Auf dem zweitägigen Treffen der Nato-Verteidigungsminister in Brüssel, das am Mittwoch begann, sollte es daher weniger um Nabelschau und mehr darum gehen, die eigenen Fähigkeiten zu stärken, nicht zuletzt im Cyber-Bereich. Außerdem ist das Bündnis dabei, seine Kommandostruktur zu reformieren. Zu einem beträchtlichen Teil geschieht all dies, um sich gegen den alten Widersacher Russland zu rüsten, von dem sich das Bündnis seit Längerem verstärkt bedroht sieht. Das betrifft nicht nur die Versuche, mittels hybrider Kriegführung Unruhe in Europa und anderen Gegenden zu stiften. Oder die Besetzung von Teilen der Ukraine. Oder das jüngste Großmanöver mit 300 000 Soldaten, das Russland auf einen internationalen Konflikt vorbereiten soll. Große Sorge bereitet dem westlichen Bündnis vielmehr ein aus seiner Sicht grober Verstoß Moskaus gegen die Rüstungskontrolle. Konkret: Die Nato wirft Russland vor, an der Entwicklung eines Mittelstreckenwaffensystems zu arbeiten, das gemäß dem INF-Abrüstungsvertrag verboten ist. "Dieser Vertrag ist in Gefahr durch Russlands Handlungen", warnte Nato-Generalsekretär Jens Stoltenberg.
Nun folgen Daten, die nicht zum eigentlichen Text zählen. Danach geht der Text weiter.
#ifdef VSR_EXP_ROUNDCLK
    unsigned long long clk_t = 0, clk[5] = {};
    __device__ __forceinline__ void clk_mark(int i) {
        const unsigned long long t = clock64();
        clk[i] += t - clk_t;
        clk_t = t;
    }
#define VSR_CLK(X, i) (X).clk_mark(CLK_##i)
#else
#define VSR_CLK(X, i) ((void)0)
#endif

    static __device__ __noinline__ void flush(const ExpandParams& P, Stage& S, int lane, int n) {
        const int sn = SROWS == 32 ? n : S.sn;
        unsigned long long base = 0;
        if (lane == 0) base = atomicAdd(&P.ctr->out_count, (unsigned long long)n);
        base = __shfl_sync(0xffffffffu, base, 0);
        if (lane < n) {
            const unsigned long long t = S.tstage[lane];
            if (t >> 63) {
                atomicMin(&P.ctr->viol_id, P.out_base + base + lane);
                S.tstage[lane] = t & ~(1ull << 63);
            }
        }
        __syncwarp();
        if (base + n > P.out_cap) {
            if (lane == 0) atomicExch(&P.ctr->overflow, 1);
        } else {
            if (lane == 0) {
                if (base + n <= P.out_split) bulk_store(P.out + base * L::NW, S.stage, (uint32_t)(n * L::BYTES));
                else if (base >= P.out_split) bulk_store(P.out_hi + (base - P.out_split) * L::NW, S.stage, (uint32_t)(n * L::BYTES));
                else {
                    const int n1 = (int)(P.out_split - base);
                    bulk_store(P.out + base * L::NW, S.stage, (uint32_t)(n1 * L::BYTES));
                    bulk_store(P.out_hi, S.stage + n1 * L::NW, (uint32_t)((n - n1) * L::BYTES));
                }
            }
            if (P.trace && lane < n && P.out_base + base + lane < P.trace_cap) P.trace[P.out_base + base + lane] = S.tstage[lane];
        }
        __syncwarp();
        const int rest = sn - n;
        for (int i0 = 0; i0 < rest * L::NW; i0 += 32) {
            const int i = i0 + lane;
            uint32_t v = 0;
            if (i < rest * L::NW) v = S.stage[n * L::NW + i];
            __syncwarp();
            if (i < rest * L::NW) S.stage[i] = v;
        }
        unsigned long long t = 0;
        if (lane < rest) t = S.tstage[n + lane];
        __syncwarp();
        if (lane < rest) S.tstage[lane] = t;
        if (lane == 0) S.sn = rest;
        __syncwarp();
    }

    typedef uint32_t* Row;
    static constexpr int gcd32(int a) { int g = 32; while (a % g) g >>= 1; return g; }
    static constexpr int SKEW_P = 32 / gcd32(L::NW);
    static __device__ __forceinline__ Row scratch(Stage& S, int lane) { return &S.stage[(SROWS - 32 + lane) * L::NW + lane / SKEW_P]; }

    static __device__ __forceinline__ void push_records(const ExpandParams& P, Stage& S, int lane, const RegRow<L::NW>& v, int send_to, uint64_t fp,
                                                        uint64_t tm) {
        const unsigned senders = __ballot_sync(0xffffffffu, send_to >= 0);
        if (!senders) return;
        constexpr int RB = L::BYTES + (int)sizeof(RecHdr), RW = RB / 4;
        constexpr int CAPREC = (32 * L::BYTES) / RB;
        static_assert(CAPREC >= 16, "two passes must cover a batch");
        int off = 0, cnt = 0, rnk = 0;
        unsigned mymask = 0;
        for (int d = 0; d < P.world; d++) {
            const unsigned m = __ballot_sync(0xffffffffu, send_to == d);
            if (send_to > d) off += __popc(m);
            if (send_to == d) { mymask = m; cnt = __popc(m); rnk = __popc(m & ((1u << lane) - 1u)); }
        }
        unsigned base = 0;
        if (send_to >= 0 && rnk == 0) base = atomicAdd(&P.ctr->send_count[send_to], (unsigned)cnt);
        base = __shfl_sync(0xffffffffu, base, mymask ? __ffs(mymask) - 1 : 0);
        const bool fits = send_to >= 0 && (unsigned long long)base + (unsigned)cnt <= P.push_cap;
        if (send_to >= 0 && !fits && rnk == 0) atomicExch(&P.ctr->overflow, 3);
        const int pos = off + rnk, total = __popc(senders);
        uint32_t* sbuf = &S.stage[(SROWS - 32) * L::NW];
        for (int lo = 0; lo < total; lo += CAPREC) {
            const int hi = lo + CAPREC < total ? lo + CAPREC : total;
            if (send_to >= 0 && pos >= lo && pos < hi) {
// ... 183 lines not shown
                v.w[4 * q] = x.x; v.w[4 * q + 1] = x.y; v.w[4 * q + 2] = x.z; v.w[4 * q + 3] = x.w;
            }
            chk = check_hash<L>(v, P.run.use_view != 0);
            auxkey = O_::aux_key(v);
        }
        tally(commit(P, S, lane, v, d.have, d.fp, chk, auxkey, d.home, d.first, d.tm & ((1ull << 56) - 1ull), (unsigned)((d.tm >> 56) & 0xFu)));
    }
    __device__ void drain() {
        const unsigned long long nchunks = drain_chunks();
        if (dchunk == ~0ull) dchunk = __shfl_sync(0xffffffffu, drain_claim(), 0);
        while (dchunk < nchunks) {
            const unsigned long long nx = drain_claim();
            const DrainPre d = drain_begin(dchunk);
            drain_end(d);
            dchunk = __shfl_sync(0xffffffffu, nx, 0);
        }
    }

    static constexpr int NG = O_::NGRP;
    static __host__ __device__ constexpr int moff(int g) { int o = 0; for (int h = 0; h < g; h++) o += O_::grp_words(h); return o; }
    static constexpr int MW = moff(NG);
    static constexpr int PW = (NG + 1) / 2;
    static __host__ __device__ constexpr int max_grp() { int m = 0; for (int g = 0; g < NG; g++) m = O_::grp_size(g) > m ? O_::grp_size(g) : m; return m; }
    static constexpr int TBITS = NS <= 512 ? 9 : 10;
    static_assert(NS <= (1 << TBITS) && max_grp() < (1 << (16 - TBITS)), "pool item does not fit 16 bits");
    static_assert(max_grp() * NS < 65536, "16-bit packed counters");

    template <int G> __device__ __forceinline__ void guards(const RegRow<L::NW>& st, uint32_t* m, uint32_t* pc) {
        O_::template enabled_group<G>(P.run, st, m + moff(G));
        uint32_t c = 0;
        VSR_UNROLL
        for (int k = 0; k < O_::grp_words(G); k++) c += (uint32_t)__popc(m[moff(G) + k]);
        pc[G >> 1] += c << (16 * (G & 1));
        if constexpr (G + 1 < NG) guards<G + 1>(st, m, pc);
    }
    template <int G, bool FAST> __device__ __forceinline__ void push(uint32_t* m, const uint32_t* ex, const uint32_t* wb, int st) {
        int pos = st + (int)((wb[G >> 1] >> (16 * (G & 1))) & 0xFFFFu) + (int)((ex[G >> 1] >> (16 * (G & 1))) & 0xFFFFu);
        VSR_UNROLL
        for (int k = 0; k < O_::grp_words(G); k++) {
            uint32_t mm = m[moff(G) + k], left = 0;
            while (mm) {
                const int bit = __ffs(mm) - 1;
                mm &= mm - 1;
                if (FAST || pos < Smem::QCAP) B.pool[pass_i() * Smem::QCAP + pos] = (uint16_t)(tid | ((k * 32 + bit) << TBITS));
                else left |= 1u << bit;
                pos++;
            }
            if (!FAST) m[moff(G) + k] = left;
        }
        if constexpr (G + 1 < NG) {
            const int q = B.qcount[pass_i()][G];
            const int nst = FAST ? st + q : (st + q < Smem::QCAP ? st + q : Smem::QCAP);
            push<G + 1, FAST>(m, ex, wb, nst);
        }
    }
    template <int G> __device__ __forceinline__ void leftovers(uint32_t* m) {
        VSR_UNROLL
        for (int k = 0; k < O_::grp_words(G); k++) {
            while (__any_sync(0xffffffffu, m[moff(G) + k] != 0)) {
                const bool inl = m[moff(G) + k] != 0;
                int cand = 0;
                if (inl) {
                    const int bit = __ffs(m[moff(G) + k]) - 1;
                    m[moff(G) + k] &= m[moff(G) + k] - 1;
                    cand = O_::grp_begin(G) + k * 32 + bit;
                }
                tally(apply<G>(P, B, S, lane, mine, cand, pass_i() * NS + tid, inl));
            }
        }
        if constexpr (G + 1 < NG) leftovers<G + 1>(m);
    }
    __device__ __forceinline__ void scan_all() {
        uint32_t m[MW], pc[PW];
        VSR_UNROLL
        for (int i = 0; i < MW; i++) m[i] = 0;
        VSR_UNROLL
        for (int i = 0; i < PW; i++) pc[i] = 0;
        if (have) {
            RegRow<L::NW> st;
            VSR_UNROLL
            for (int i = 0; i < L::NW; i++) st.w[i] = mine[i];
            guards<0>(st, m, pc);
        }
        uint32_t ex[PW], wb[PW];
        VSR_UNROLL
        for (int i = 0; i < PW; i++) ex[i] = pc[i];
        VSR_UNROLL
        for (int o = 1; o < 32; o <<= 1) {
            VSR_UNROLL
            for (int i = 0; i < PW; i++) {
                const uint32_t t = __shfl_up_sync(0xffffffffu, ex[i], o);
                if (lane >= o) ex[i] += t;
            }
        }
        uint32_t mytot = 0, anyc = 0;
        VSR_UNROLL
        for (int g = 0; g < NG; g++) {
            const uint32_t t = (__shfl_sync(0xffffffffu, ex[g >> 1], 31) >> (16 * (g & 1))) & 0xFFFFu;
            if (lane == g) mytot = t;
        }
        VSR_UNROLL
        for (int i = 0; i < PW; i++) { anyc |= pc[i]; ex[i] -= pc[i]; }
        uint32_t mybase = 0;
        if (lane < NG && mytot) mybase = (uint32_t)atomicAdd(&B.qcount[pass_i()][lane], (int)mytot);
        VSR_UNROLL
        for (int i = 0; i < PW; i++) wb[i] = 0;
        VSR_UNROLL
        for (int g = 0; g < NG; g++) wb[g >> 1] |= (__shfl_sync(0xffffffffu, mybase, g) & 0xFFFFu) << (16 * (g & 1));
        if (P.check_deadlock && have && !anyc) atomicMin(&P.ctr->dead_id, P.in_base + B.round_first + pass_i() * NS + tid);
        VSR_CLK(*this, SCAN);
        __syncthreads();
        VSR_CLK(*this, SCANBAR);
#ifndef VSR_EXP_NO_PUSHFAST
        int all = 0;
        VSR_UNROLL
        for (int g = 0; g < NG; g++) all += B.qcount[pass_i()][g];
        if (all <= Smem::QCAP) {
            push<0, true>(m, ex, wb, 0);
            return;
        }
#endif
        push<0, false>(m, ex, wb, 0);
        uint32_t rest = 0;
        VSR_UNROLL
        for (int i = 0; i < MW; i++) rest |= m[i];
        if (__any_sync(0xffffffffu, rest != 0)) leftovers<0>(m);
    }
    template <int G> static __device__ __noinline__ unsigned long long apply(const ExpandParams& P, Smem& B, Stage& S, int lane,
                                                                             const uint32_t* parent, int cand, int si, bool act) {
        const Row n = scratch(S, lane);
        int mult = 0;
        if (act) mult = O_::template step_grp<true, G>(P.run, parent, cand, n);
        return emit(P, B, S, lane, n, mult, cand, si, act);
    }
    template <int G> static __device__ __forceinline__ unsigned long long batch(const ExpandParams& P, Smem& B, Stage& S, int lane, int b,
                                                                                int k) {
        const bool act = lane < k;
        int cand = 0, si = 0;
        if (act) {
            const unsigned item = B.pool[b + lane];
            si = (PASSES == 1 ? 0 : b / Smem::QCAP) * NS + (int)(item & ((1 << TBITS) - 1));
            cand = O_::grp_begin(G) + (int)(item >> TBITS);
        }
        return apply<G>(P, B, S, lane, &B.par[si * (L::NW + 1)], cand, si, act);
    }
    unsigned long long acc_gen = 0, acc_probes = 0;
    __device__ __forceinline__ void tally(unsigned long long r) {
        acc_gen += (unsigned)r;
        acc_probes += r >> 32;
    }

    __device__ void run_round(unsigned long long first, int count) {
        const uint32_t* src = P.in + first * L::NW;
        if (first + count <= P.in_split) {
            for (int i = tid; i < count * L::NW; i += NS) B.par[(i / L::NW) * (L::NW + 1) + (i % L::NW)] = __ldg(src + i);
        } else {
            for (int i = tid; i < count * L::NW; i += NS) {
                const unsigned long long st = first + i / L::NW;
                const uint32_t* row = st < P.in_split ? P.in + st * L::NW : P.in_hi + (st - P.in_split) * L::NW;
                B.par[(i / L::NW) * (L::NW + 1) + (i % L::NW)] = __ldg(row + i % L::NW);
            }
        }
        if (tid < PASSES * Smem::NG) (&B.qcount[0][0])[tid] = 0;
        if (tid == 0) { B.round_first = first; B.take = 0; }
        VSR_CLK(*this, SCAN);
        __syncthreads();
        VSR_CLK(*this, SCANBAR);
#pragma unroll 1
        for (pass = 0; pass < PASSES; pass++) {
            have = pass_i() * NS + tid < count;
            mine = &B.par[(have ? pass_i() * NS + tid : 0) * (L::NW + 1)];
            scan_all();
        }
        VSR_CLK(*this, SCAN);
        __syncthreads();
        VSR_CLK(*this, SCANBAR);
        static_assert(PASSES * Smem::NG <= 32, "one lane per segment");
        const int sp = lane / Smem::NG;
        const int q = lane < PASSES * Smem::NG ? (&B.qcount[0][0])[lane] : 0;
        int inc = q;
        VSR_UNROLL
        for (int o = 1; o < 32; o <<= 1) {
            const int t = __shfl_up_sync(0xffffffffu, inc, o);
            if (lane >= o) inc += t;
        }
        const int before = __shfl_sync(0xffffffffu, inc, sp * Smem::NG - 1 + (sp == 0));
        if (sp > 0) inc -= before;
        const int seg_st = sp * Smem::QCAP + (inc - q < Smem::QCAP ? inc - q : Smem::QCAP), seg_en = sp * Smem::QCAP + (inc < Smem::QCAP ? inc : Smem::QCAP);
        const int nb = (seg_en - seg_st + 31) >> 5;
        int binc = nb;
        VSR_UNROLL
        for (int o = 1; o < 32; o <<= 1) {
            const int t = __shfl_up_sync(0xffffffffu, binc, o);
            if (lane >= o) binc += t;
        }
        const int total = __shfl_sync(0xffffffffu, binc, 31);
        for (;;) {
            int t = 0;
            if (lane == 0) t = atomicAdd(&B.take, 1);
            t = __shfl_sync(0xffffffffu, t, 0);
            if (t >= total) break;
            const int s = __popc(__ballot_sync(0xffffffffu, lane < PASSES * Smem::NG && binc <= t));
            const int st = __shfl_sync(0xffffffffu, seg_st, s), en = __shfl_sync(0xffffffffu, seg_en, s);
            const int b = st + (t - __shfl_sync(0xffffffffu, binc - nb, s)) * 32;
            const int k = en - b < 32 ? en - b : 32;
            unsigned long long r;
            switch (s % Smem::NG) {
            case 0: r = batch<0>(P, B, S, lane, b, k); break;   case 1: r = batch<1>(P, B, S, lane, b, k); break;
            case 2: r = batch<2>(P, B, S, lane, b, k); break;   case 3: r = batch<3>(P, B, S, lane, b, k); break;
            case 4: r = batch<4>(P, B, S, lane, b, k); break;   case 5: r = batch<5>(P, B, S, lane, b, k); break;
            case 6: r = batch<6>(P, B, S, lane, b, k); break;   case 7: r = batch<7>(P, B, S, lane, b, k); break;
            case 8: r = batch<8>(P, B, S, lane, b, k); break;   case 9: r = batch<9>(P, B, S, lane, b, k); break;
            case 10: r = batch<10>(P, B, S, lane, b, k); break; case 11: r = batch<11>(P, B, S, lane, b, k); break;
            default: r = batch<12>(P, B, S, lane, b, k); break;
            }
            tally(r);
            VSR_CLK(*this, BATCH);
        }
        VSR_CLK(*this, BATCH);
    }

    __device__ void finish() {
        while (S.sn > 0) flush(P, S, lane, S.sn < 32 ? S.sn : 32);
#ifdef VSR_EXP_ROUNDCLK
        clk_mark(CLK_OTHER);
        VSR_UNROLL
        for (int i = 0; i < 5; i++)
            if (lane == 0) atomicAdd(&P.ctr->roundclk[i], clk[i]);
#endif
        for (int o = 16; o; o >>= 1) {
            acc_gen += __shfl_xor_sync(0xffffffffu, acc_gen, o);
            acc_probes += __shfl_xor_sync(0xffffffffu, acc_probes, o);
        }
        if (lane == 0) {
            atomicAdd(&P.ctr->generated, acc_gen);
            atomicAdd(&P.ctr->probes, acc_probes);
        }
        if constexpr (COVER && COVER_SHARED) {
            __syncthreads();
            const unsigned long long* tab = cover_table(P);
            if (tid < NCOV && tab[tid]) atomicAdd(&P.cover[tid], tab[tid]);
        }
    }
};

Die USA beschuldigen Russland seit 2014, den INF-Vertrag zu brechen. Erst Ende des vergangenen Jahres gab die US-Regierung bekannt, dass sie sich auf den Marschflugkörper 9M729 bezieht, den die Nato SSC-8 nennt. Das System könnte Atomwaffen über mehr als 500 Kilometer transportieren, also bis nach Mitteleuropa. Es fiele damit in jene Kategorie bodengestützter Raketen mit einer Reichweite zwischen 500 und 5500 Kilometern, die der 1987 geschlossene INF-Vertrag beseitigen wollte. "Nach Jahren des Leugnens" habe Russland kürzlich zugegeben, dass ein solches System existiere, sagte Stoltenberg. Der Kreml müsse "dringend" und "transparent" auf die Bedenken der Nato eingehen. Der INF-Vertrag sei ein "Eckstein der europäischen Sicherheit", schließlich habe er in den Achtzigerjahren ein gefährliches Wettrüsten beendet.

Russland bestreitet, den INF-Abrüstungsvertrag zu verletzen

Weitaus militanter äußerte sich die Nato-Botschafterin des INF-Vertragsstaats USA, Kay Hutchison. Ihr Land bevorzuge eine diplomatische Lösung, sei aber bereit, die russischen Waffen notfalls auszuschalten. Hutchison benutzte das englische Verb "to take out", was zu aufgeregten Spekulationen führte. Was sie genau meinte, ließ sie auf Nachfrage offen. Die USA hielten sich an den INF-Vertrag, sagte sie, könnten sich jedoch gezwungen sehen, ein ähnliches System zu entwickeln.

Russland nannte die Aussagen der US-Botschafterin gefährlich. "Es scheint, dass sich Leute, die solche Erklärungen abgeben, nicht über ihr Maß an Verantwortung und die Gefahren aggressiver Rhetorik im Klaren sind", sagte Außenamtssprecherin Maria Sacharowa. Russland bestreitet die angeblichen Verstöße. Es gilt aber als offenes Geheimnis, dass sich der INF-Vertrag nicht mehr verträgt mit den russischen strategischen Interessen.

Zum Abendessen am Mittwoch beugten sich die Minister über das Dauerthema "Lastenteilung". Gemeint ist das von Donald Trump so vehement eingeforderte Versprechen aller Nato-Partner, bis 2024 mindestens zwei Prozent des Bruttoinlandsprodukts für Verteidigung auszugeben. Bis zum Jahresende sollen alle Staaten Pläne vorlegen, wie sie dies erreichen wollen. Die Diskussion hat sich leicht entspannt. Das bisher Erreichte sei doch beeindruckend, sagte Stoltenberg. Kanada und die nicht-europäischen Nato-Staaten hätten ihre Ausgaben 2017 um fünf Prozent und 40 Milliarden Dollar gesteigert. Die Bundesregierung will bis 2024 nur auf 1,5 Prozent der Wirtschaftsleistung kommen. Das reiche aus, um die von der Nato geforderten Fähigkeiten bereitzustellen, argumentiert sie.